■ AIM OF THE EXERCISE ■
Return the listing below word for word.
□ □ □ □ □ □ □
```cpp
int launch_wino6(ConvArgs& a, int geo, hipStream_t st) {
    for (int i = 0; i < a.nprob; ++i)
        if ((long)(geo == 0 ? 1 : 2) * a.p[i].H * a.p[i].W * std::max(a.y_cs, a.cout_pad) * 4 >= (1L << 32))
            return fail(CMK_EINVAL, "conv_wino6: an output image of 4 GiB or more%s", "");
    if (a.ksplit > 1 && (a.nprob != 1 || a.gn_ws || !a.ws || ((a.Cin >> 3) % (2 * a.ksplit)) || a.cout_pad < cdiv(a.Cout, 32) * 32))
        return fail(CMK_EINVAL, "conv_wino6: split-K takes one problem, no GroupNorm statistics, a workspace and Cin / 8 chunks %% (2 * splitk) == 0%s", "");
    if (geo == 0) return launch_wino6_geo<0>(a, st);
    if (a.nprob != 1 || a.p[0].H > 16 || a.p[0].W > 14 || a.gn_ws)
        return fail(CMK_EINVAL, "conv_wino6: the RoI-pair geometry takes one problem of maps up to 16x14 and produces no GroupNorm statistics%s", "");
    return launch_wino6_geo<1>(a, st);
}

}

extern "C" int64_t cmk_wino6_packed_floats(int Cout, int Cin) {
    return (int64_t)((Cin + 7) / 8) * ((Cout + 31) / 32) * 36 * 256;
}
```

centermask2_amd/csrc/conv_wino6s.hip:

```cpp
#include <type_traits>

#include "wino6_common.hpp"

namespace cmk {

__device__ f32x2 w6s_buffer_load2(i32x4 rsrc, int voffset, int soffset, int aux) __asm("llvm.amdgcn.raw.buffer.load.v2f32");

template <int GEO> struct W6S {
    using G = W6G<GEO>;
    static constexpr int V_SLOTS = 36 * 64;
    static constexpr int W_OFF = 2 * V_SLOTS;
    static constexpr int SLOTS = 2 * V_SLOTS + 2 * G::WB;
    static constexpr int EX_BYTES = 2 * 64 * 1024;
    static constexpr int LDS_BYTES = SLOTS * 16 > EX_BYTES ? SLOTS * 16 : EX_BYTES;
    static constexpr int ITEMS = GEO == 0 ? 3 * G::HC * 4 : 4 * G::HC * 4;
    __device__ static __forceinline__ void item_of(int tid, int& img, int& q, int& pair, int& t, int& col, bool& active) {
        const int i = GEO == 0 ? tid : (tid & 255);
        img = GEO == 0 ? 0 : (tid >> 8);
        active = i < ITEMS;
        const int j = min(i, ITEMS - 1);
        pair = j & 1; q = (j >> 1) & 1;
        const int cc = j >> 2;
        t = cc / G::HC; col = cc - t * G::HC;
    }
};
static_assert(W6S<0>::LDS_BYTES <= LDS_CU && W6S<1>::LDS_BYTES <= LDS_CU, "one workgroup per CU");
static_assert(W6S<0>::ITEMS <= 512 && W6S<1>::ITEMS <= 256, "one pass-1 item per thread");
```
□ □ □ □ □ □ □
■ FINAL ANSWER ■
```cpp
int launch_wino6(ConvArgs& a, int geo, hipStream_t st) {
    for (int i = 0; i < a.nprob; ++i)
        if ((long)(geo == 0 ? 1 : 2) * a.p[i].H * a.p[i].W * std::max(a.y_cs, a.cout_pad) * 4 >= (1L << 32))
            return fail(CMK_EINVAL, "conv_wino6: an output image of 4 GiB or more%s", "");
    if (a.ksplit > 1 && (a.nprob != 1 || a.gn_ws || !a.ws || ((a.Cin >> 3) % (2 * a.ksplit)) || a.cout_pad < cdiv(a.Cout, 32) * 32))
        return fail(CMK_EINVAL, "conv_wino6: split-K takes one problem, no GroupNorm statistics, a workspace and Cin / 8 chunks %% (2 * splitk) == 0%s", "");
    if (geo == 0) return launch_wino6_geo<0>(a, st);
    if (a.nprob != 1 || a.p[0].H > 16 || a.p[0].W > 14 || a.gn_ws)
        return fail(CMK_EINVAL, "conv_wino6: the RoI-pair geometry takes one problem of maps up to 16x14 and produces no GroupNorm statistics%s", "");
    return launch_wino6_geo<1>(a, st);
}

}

extern "C" int64_t cmk_wino6_packed_floats(int Cout, int Cin) {
    return (int64_t)((Cin + 7) / 8) * ((Cout + 31) / 32) * 36 * 256;
}
```

centermask2_amd/csrc/conv_wino6s.hip:

```cpp
#include <type_traits>

#include "wino6_common.hpp"

namespace cmk {

__device__ f32x2 w6s_buffer_load2(i32x4 rsrc, int voffset, int soffset, int aux) __asm("llvm.amdgcn.raw.buffer.load.v2f32");

template <int GEO> struct W6S {
    using G = W6G<GEO>;
    static constexpr int V_SLOTS = 36 * 64;
    static constexpr int W_OFF = 2 * V_SLOTS;
    static constexpr int SLOTS = 2 * V_SLOTS + 2 * G::WB;
    static constexpr int EX_BYTES = 2 * 64 * 1024;
    static constexpr int LDS_BYTES = SLOTS * 16 > EX_BYTES ? SLOTS * 16 : EX_BYTES;
    static constexpr int ITEMS = GEO == 0 ? 3 * G::HC * 4 : 4 * G::HC * 4;
    __device__ static __forceinline__ void item_of(int tid, int& img, int& q, int& pair, int& t, int& col, bool& active) {
        const int i = GEO == 0 ? tid : (tid & 255);
        img = GEO == 0 ? 0 : (tid >> 8);
        active = i < ITEMS;
        const int j = min(i, ITEMS - 1);
        pair = j & 1; q = (j >> 1) & 1;
        const int cc = j >> 2;
        t = cc / G::HC; col = cc - t * G::HC;
    }
};
static_assert(W6S<0>::LDS_BYTES <= LDS_CU && W6S<1>::LDS_BYTES <= LDS_CU, "one workgroup per CU");
static_assert(W6S<0>::ITEMS <= 512 && W6S<1>::ITEMS <= 256, "one pass-1 item per thread");
```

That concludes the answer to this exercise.